Anyway, long way of saying that while the specific implementation is definitely wanted, the complete solution requires a few extra steps which should be done too, as lazy computation can have big performance benefits.

That and it’d be nice to have a Map protocol in stdlib for defining other map types, such as trees, since these don’t require Hashable keys, but dictionaries do.

···

On 21 May 2016, at 11:27, Honza Dvorsky via swift-evolution <swift-evolution@swift.org> wrote:

Hello everyone,

I have added a very simple, but powerful method into a Dictionary extension on multiple projects in the last weeks, so I'd like to bring up the idea of adding it into the standard library, in case other people can see its benefits as well.

Currently, Dictionary conforms to Collection with its Element being the tuple of Key and Value. Thus transforming the Dictionary with regular map results in [T], whereas I'd find it more useful to also have a method which results in [Key:T].

Let me present an example of where this makes sense.

I recently used the GitHub API to crawl some information about repositories. I started with just names (e.g. "/apple/swift", "/apple/llvm") and fetched a JSON response for each of the repos, each returning a dictionary, which got saved into one large dictionary as the end of the full operation, keyed by its name, so the structure was something like

{
  "/apple/swift": { "url":..., "size":...., "homepage":... },
  "/apple/llvm": { "url":..., "size":...., "homepage":... },
  ...
}

To perform analysis, I just needed a dictionary mapping the name of the repository to its size, freeing me to discard the rest of the results.
This is where things get interesting, because you can't keep this action nicely functional anymore.
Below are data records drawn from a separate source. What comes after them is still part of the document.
template <int TA, int TB, bool SWAP, int GEOM, int STAGE_CH, bool ACCUMULATE, bool WIDE, int CHAIN = 0, int NTA = 3, int NTB = 3, bool STATIC = false>
__device__ __forceinline__ void wino_phase_body(const ConvWinoArgs& a, const float* U, int eh, int ew, const WinoBlock& wb, f32x4* lds, float* xch_all,
                                                const WinoFillPlan<GEOM, STAGE_CH, WIDE ? 256 : 512, STATIC>& fill, int& buf0, f32x4 (&uin)[8],
                                                const float* Un, int neh, int new_, f32x4 (&uout)[8]) {
    using G = WinoGeom<GEOM>;
    using F = WinoFillPlan<GEOM, STAGE_CH, WIDE ? 256 : 512, STATIC>;
    constexpr int PB = TB + 1;
    constexpr int kQuads = STAGE_CH / 4, kGroups = STAGE_CH / 8;
    constexpr int kPlane = wino_plane_units<GEOM>(), kStage = kQuads * kPlane;
    constexpr int kParity = G::kParityPitch;
    constexpr int kParts = F::kParts, kPer = F::kPer;
    constexpr int NH = WIDE ? 2 : 1;
    constexpr int kOffA = TA == 2 ? 1 : 0, kOffB = TB == 2 ? 1 : 0;
    static_assert(!STATIC || (CHAIN & 1), "the static halo is written in front of the chained form's first stage (wino_first_stage)");
    static_assert(CHAIN == 0 || !WIDE, "the chained form passes one wave's weight fragments between the components");
    const int tid = threadIdx.x, lane = tid & 63, wave = wave_uniform(tid >> 6);
    const int mh = wave & 1, nh = WIDE ? 0 : (wave >> 1) & 1, ph = WIDE ? wave >> 1 : wave >> 2, m = lane & 31, h = lane >> 5;
    int li, lty, ltx;
    wino_tile<GEOM>(mh, m, li, lty, ltx);
    const int n32 = wb.nb * 2 + nh, KG = a.Cin / 8, nst = a.Cin / STAGE_CH;
    constexpr int NP = (TA + 1) * PB;
    constexpr int kPhaseNo = TA == 3 && TB == 3 ? 0 : (TA == 3 && !SWAP ? 1 : (TA == 3 ? 2 : 3));
    (void)kPhaseNo;
    AAE_WINO_STAMP(a, 4 * kPhaseNo + 0);
    const buffer_rsrc xrs = make_buffer(a.x, (uint32_t)((size_t)a.B * a.H * a.W * a.Cin * 4));
    const buffer_rsrc urs = make_buffer(U, (uint32_t)((size_t)NP * a.Cin * a.Cout * 4));
    const uint32_t ulane = (uint32_t)(((size_t)n32 * KG * NP + (size_t)ph * 2 * PB) * 64 + h * 32 + m) * 16u;
    const bool two_rows = TA == 3 || ph == 0;
    const uint32_t parity_off = (uint32_t)(((size_t)eh * a.W + ew) * a.Cin * 4);
    const uint32_t next_parity_off = (uint32_t)(((size_t)neh * a.W + new_) * a.Cin * 4);

    f32x16 acc[NH][2 * PB];

    f32x4 stg[kPer];
    auto stage_load = [&](uint32_t soff, int part) {
#pragma unroll
        for (int i = 0; i < kPer; ++i) stg[i] = buffer_load4_s(xrs, fill.goff[part * kPer + i], soff);
    };
    auto stage_store = [&](int buf, int part) {
#pragma unroll
        for (int i = 0; i < kPer; ++i)
            if (F::wave_stores(wave, part * kPer + i)) lds[buf * kStage + fill.lslot[part * kPer + i]] = stg[i];
    };
    auto fA = [](int pos) { return SWAP ? (pos & 1) * kParity + (pos >> 1) : pos * G::kRowPitch; };
    auto fB = [](int pos) { return SWAP ? pos * G::kRowPitch : (pos & 1) * kParity + (pos >> 1); };
    const int lane_base = G::image_offset(li) + 2 * lty * G::kRowPitch + ltx;
    const int posA0 = (TA == 3 ? (ph == 0 ? 0 : 2) : (ph == 0 ? 0 : 1)) + kOffA;
    const int posA1 = (ph == 0 ? 1 : 3) + kOffA;
    const int posA2 = (TA == 3 ? (ph == 0 ? 2 : 1) : (ph == 0 ? 1 : 2)) + kOffA;
    const int offA0 = fA(posA0), offA1 = fA(posA1), offA2 = fA(posA2);
    const float sg = ph == 0 ? 1.f : -1.f;

    const uint32_t half_stride = (uint32_t)KG * NP * 1024u;
    f32x4 u[NH][2 * PB];
    if (CHAIN & 1) {
#pragma unroll
        for (int p = 0; p < 2 * PB; ++p) u[0][p] = uin[p];
    } else {
#pragma unroll
        for (int n2 = 0; n2 < NH; ++n2)
#pragma unroll
            for (int p = 0; p < 2 * PB; ++p)
                u[n2][p] = buffer_load4_s(urs, ulane + (p % PB) * 1024u, (two_rows ? (p / PB) * PB * 1024u : (p / PB) * (NP * 1024u)) + n2 * half_stride);
#pragma unroll
        for (int part = 0; part < kParts; ++part) {
            stage_load(parity_off, part);
            stage_store(buf0, part);
        }
        __syncthreads();
    }
    AAE_WINO_STAMP(a, 4 * kPhaseNo + 1);

    auto read_unit = [&](const f32x4* plane, int i, f32x4 (&raw)[2 * PB]) {
#pragma unroll
        for (int s2 = 0; s2 < PB; ++s2) {
            const int ob = fB(s2 + kOffB);
            if (i == 0) raw[s2] = plane[offA0 + ob];
            else if (TA == 3) raw[s2] = plane[offA1 + ob];
            if (i == 0) raw[PB + s2] = plane[offA2 + ob];
        }
    };
    auto step_a = [&](int i, const f32x4 (&raw)[2 * PB], f32x4 (&w)[PB]) {
#pragma unroll
        for (int s2 = 0; s2 < PB; ++s2) {
            if (i == 0) w[s2] = wino_sub4(raw[s2], raw[PB + s2]);
            else if (TA == 3) w[s2] = wino_fma4(sg, raw[s2], raw[PB + s2]);
            else w[s2] = raw[PB + s2];
        }
    };
    auto step_b = [&](f32x4 (&w)[PB]) {
        if (TB == 3) {
            const f32x4 e0 = w[0], e1 = w[1], e2 = w[2], e3 = w[PB - 1];
            w[0] = wino_sub4(e0, e2);
            w[1] = wino_add4(e1, e2);
            w[2] = wino_sub4(e2, e1);
            w[PB - 1] = wino_sub4(e1, e3);
        } else {
            const f32x4 e0 = w[0], e1 = w[1], e2 = w[2];
            w[0] = wino_sub4(e0, e1);
            w[2] = wino_sub4(e1, e2);
        }
    };
    auto run = [&](auto rows_tag) {
        constexpr int ROWS = decltype(rows_tag)::value, NU = kGroups * ROWS, kPartUnits = NU / kParts;
        static_assert(NU % 2 == 0 && NU % kParts == 0, "units per stage");
        constexpr int kStoreBack = kPartUnits >= 4 ? 2 : 1;
        const bool early = ph == 1 && kStoreBack == 2;
        f32x4 raw[2 * PB], v[PB];
        read_unit(lds + buf0 * kStage + h * kPlane + lane_base, 0, raw);
        auto stage_body = [&](int st, auto first_tag) {
            constexpr bool FIRST = decltype(first_tag)::value;
            const int buf = (buf0 + st) & 1;
            const bool more = st + 1 < nst;
            const bool filling = more || (CHAIN & 2);
            const uint32_t fill_off = more ? parity_off + (uint32_t)(st + 1) * kQuads * 16 : next_parity_off;
#ifdef AAE_WINO_STAMPS
            if (kPhaseNo == 0 && st < 8) AAE_WINO_STAMP(a, 20 + st);
#endif
            const f32x4* stage = lds + buf * kStage + h * kPlane + lane_base;
            const f32x4* next_stage = lds + (buf ^ 1) * kStage + h * kPlane + lane_base;
#pragma unroll
            for (int t = 0; t < NU; ++t) {
                const int i = t % ROWS, slot = t & 1;
#ifdef AAE_WINO_STAMPS
                if (kPhaseNo == 0 && (st == 2 || st == 3) && t < 4) AAE_WINO_STAMP(a, 28 + 6 * (st - 2) + t);
#endif
                step_a(i, raw, v);
                step_b(v);
                if ((!FIRST || t > 0) && (more || t + 1 < NU)) {
                    const int tn = (t + 1) % NU, gn = (st + (t + 1) / NU) * kGroups + tn / ROWS;
                    const uint32_t un = (uint32_t)gn * (NP * 1024u) + (tn % ROWS) * PB * 1024u;
#pragma unroll
                    for (int n2 = 0; n2 < NH; ++n2)
#pragma unroll
                        for (int j = 0; j < PB; ++j) u[n2][(slot ^ 1) * PB + j] = buffer_load4_s(urs, ulane + j * 1024u, un + n2 * half_stride);
                }
                if (filling && t % kPartUnits == 0) stage_load(fill_off, t / kPartUnits);
                if (filling && t % kPartUnits == kPartUnits - kStoreBack) stage_store(buf ^ 1, t / kPartUnits);
                if (t + 1 < NU) read_unit(stage + 2 * ((t + 1) / ROWS) * kPlane, (t + 1) % ROWS, raw);
                if (filling && (t == NU - 1 ? !early : (t == NU - 2 && early))) {
#ifdef AAE_WINO_STAMPS
                    if (kPhaseNo == 0 && (st == 2 || st == 3)) AAE_WINO_STAMP(a, 28 + 6 * (st - 2) + 4);
#endif
                    __syncthreads();
#ifdef AAE_WINO_STAMPS
                    if (kPhaseNo == 0 && (st == 2 || st == 3)) AAE_WINO_STAMP(a, 28 + 6 * (st - 2) + 5);
#endif
                }
                if (t == NU - 1 && more) read_unit(next_stage, 0, raw);
                sched_fence();
#pragma unroll
                for (int q = 0; q < 4; ++q)
#pragma unroll
                    for (int j = 0; j < PB; ++j)
#pragma unroll
                        for (int n2 = 0; n2 < NH; ++n2) {
                            f32x16& c = acc[n2][(ROWS == 2 ? i * PB : 0) + j];
                            if (FIRST && t < ROWS && q == 0) c = mfma_32x32x2(v[j][q], u[n2][slot * PB + j][q], f32x16{});
                            else c = mfma_32x32x2(v[j][q], u[n2][slot * PB + j][q], c);
                        }
                sched_fence();
            }
        };
        stage_body(0, std::true_type());
        for (int st = 1; st < nst; ++st) stage_body(st, std::false_type());
    };
    if (TA == 3 || ph == 0) run(std::integral_constant<int, 2>());
    else run(std::integral_constant<int, 1>());
    if (STAGE_CH == 32 && CHAIN == 0) __syncthreads();
    AAE_WINO_STAMP(a, 4 * kPhaseNo + 2);
    if (CHAIN & 2) {
        wino_first_fragments<NTA, NTB>(a, Un, wb, uout);
    }
    buf0 = (buf0 + nst) & 1;
#pragma unroll
    for (int n2 = 0; n2 < NH; ++n2) {
        if constexpr (TA == 2) {
            if (ph == 1) wino_acc_fence<PB>(acc[n2]);
            else wino_acc_fence<2 * PB>(acc[n2]);
        } else {
            wino_acc_fence<2 * PB>(acc[n2]);
        }
    }

    auto drain = [&](auto ph_tag) {
        constexpr int PH = decltype(ph_tag)::value;
        auto partial = [&](int n2, int r, float (&y)[4]) {
            constexpr bool kNoQ0 = PH == 1 && TA == 2;
            float q0[PB], q1[PB];
#pragma unroll
            for (int j = 0; j < PB; ++j) {
                const float mA = acc[n2][j][r], mB = kNoQ0 ? 0.f : acc[n2][PB + j][r];
                if (PH == 0) { q0[j] = wino_add1(mA, mB); q1[j] = mB; }
                else if (TA == 3) { q0[j] = mA; q1[j] = wino_nadd1(mA, mB); }
                else { q0[j] = 0.f; q1[j] = -mA; }
            }
            float t[4];
            if (TB == 3) {
                t[0] = kNoQ0 ? 0.f : wino_add1(wino_add1(q0[0], q0[1]), q0[2]);
                t[1] = kNoQ0 ? 0.f : wino_sub1(wino_sub1(q0[1], q0[2]), q0[3]);
                t[2] = wino_add1(wino_add1(q1[0], q1[1]), q1[2]);
                t[3] = wino_sub1(wino_sub1(q1[1], q1[2]), q1[3]);
            } else {
                t[0] = kNoQ0 ? 0.f : wino_add1(q0[0], q0[1]);
                t[1] = kNoQ0 ? 0.f : wino_sub1(q0[1], q0[2]);
                t[2] = wino_add1(q1[0], q1[1]);
                t[3] = wino_sub1(q1[1], q1[2]);
            }
            y[0] = t[0];
            y[1] = SWAP ? t[2] : t[1];
            y[2] = SWAP ? t[1] : t[2];
            y[3] = t[3];
        };
        f32x4 yv[NH][16];
#pragma unroll
        for (int n2 = 0; n2 < NH; ++n2)
#pragma unroll
            for (int r = 0; r < 16; ++r) {
                float y[4];
                partial(n2, r, y);
                yv[n2][r] = f32x4{y[0], y[1], y[2], y[3]};
            }
#ifdef AAE_WINO_STAMPS
        AAE_WINO_STAMP(a, 48 + 4 * kPhaseNo + 0);
#endif
#pragma unroll
        for (int round = 0; round < 2; ++round) {
            const int par = PH == round ? 0 : 1;
#pragma unroll
            for (int n2 = 0; n2 < NH; ++n2) {
                f32x4* xq = reinterpret_cast<f32x4*>(xch_all) + (size_t)(mh + 2 * (nh + n2)) * 16 * 64 + lane;
                if (ACCUMULATE || round == 1) {
                    f32x4 old[8];
#pragma unroll
                    for (int e = 0; e < 8; ++e) old[e] = xq[(2 * e + par) * 64];
#pragma unroll
                    for (int e = 0; e < 8; ++e) xq[(2 * e + par) * 64] = old[e] + yv[n2][2 * e + par];
                } else {
#pragma unroll
                    for (int e = 0; e < 8; ++e) xq[(2 * e + par) * 64] = yv[n2][2 * e + par];
                }
            }
#ifdef AAE_WINO_STAMPS
            asm volatile("s_waitcnt lgkmcnt(0)" ::: "memory");
            AAE_WINO_STAMP(a, 48 + 4 * kPhaseNo + 1 + 2 * round);
#endif
            if (round == 0 || !(CHAIN & 2) || nst < 2) __syncthreads();
#ifdef AAE_WINO_STAMPS
            if (round == 0) AAE_WINO_STAMP(a, 48 + 4 * kPhaseNo + 2);
#endif
        }
    };
    if (ph == 0) drain(std::integral_constant<int, 0>());
    else drain(std::integral_constant<int, 1>());
    AAE_WINO_STAMP(a, 4 * kPhaseNo + 3);
}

I had to do the following:

let repos: [String: JSON] = ...
var sizes: [String: Int] = [:]
for (key, value) in repos {
  sizes[key] = value["size"].int
}
// use sizes...

Which isn't a huge amount of work, but it creates unnecessary mutable state in your transformation pipeline (and your current scope). And I had to write it enough times to justify bringing it up on this list.

I suggest we add the following method to Dictionary:

extension Dictionary {
      public func mapValues<T>(_ transform: @noescape (Value) throws -> T) rethrows -> [Key: T] {
        var transformed: [Key: T] = [:]
        for (key, value) in self {
            transformed[key] = try transform(value)
        }
        return transformed
    }
}

It is modeled after Collection's `map` function, with the difference that
a) only values are transformed, instead of the Key,Value tuple and
b) the returned structure is a transformed Dictionary [Key:T], instead of [T]

This now allows a much nicer workflow:

let repos: [String: JSON] = ...
var sizes = repos.mapValues { $0["size"].int }
// use sizes...

and even multi-step transformations on Dictionaries, previously only possible on Arrays, e.g.
var descriptionTextLengths = repos.mapValues { $0["description"].string }.mapValues { $0.characters.count }

You get the idea.

What do you think? I welcome all feedback, I'd like to see if people would support it before I write a proper proposal.

Thanks! :slight_smile:
Honza Dvorsky

_______________________________________________
swift-evolution mailing list
swift-evolution@swift.org
https://lists.swift.org/mailman/listinfo/swift-evolution


(Tim Vermeulen) #5

I really like this idea, because indeed this wasn’t possible functionally before. I have a small remark though, wouldn’t it be better to let transform be of type (Key, Value) throws -> T instead of (Value) throws -> T? You can just ignore the key (with _) if you don’t need it, but I think it might come in handy in some cases.

···

Hello everyone,

I have added a very simple, but powerful method into a Dictionary extension on multiple projects in the last weeks, so I'd like to bring up the idea of adding it into the standard library, in case other people can see its benefits as well.

Currently, Dictionary conforms to Collection with its Element being the tuple of Key and Value. Thus transforming the Dictionary with regular map results in [T], whereas I'd find it more useful to also have a method which results in [Key:T].

Let me present an example of where this makes sense.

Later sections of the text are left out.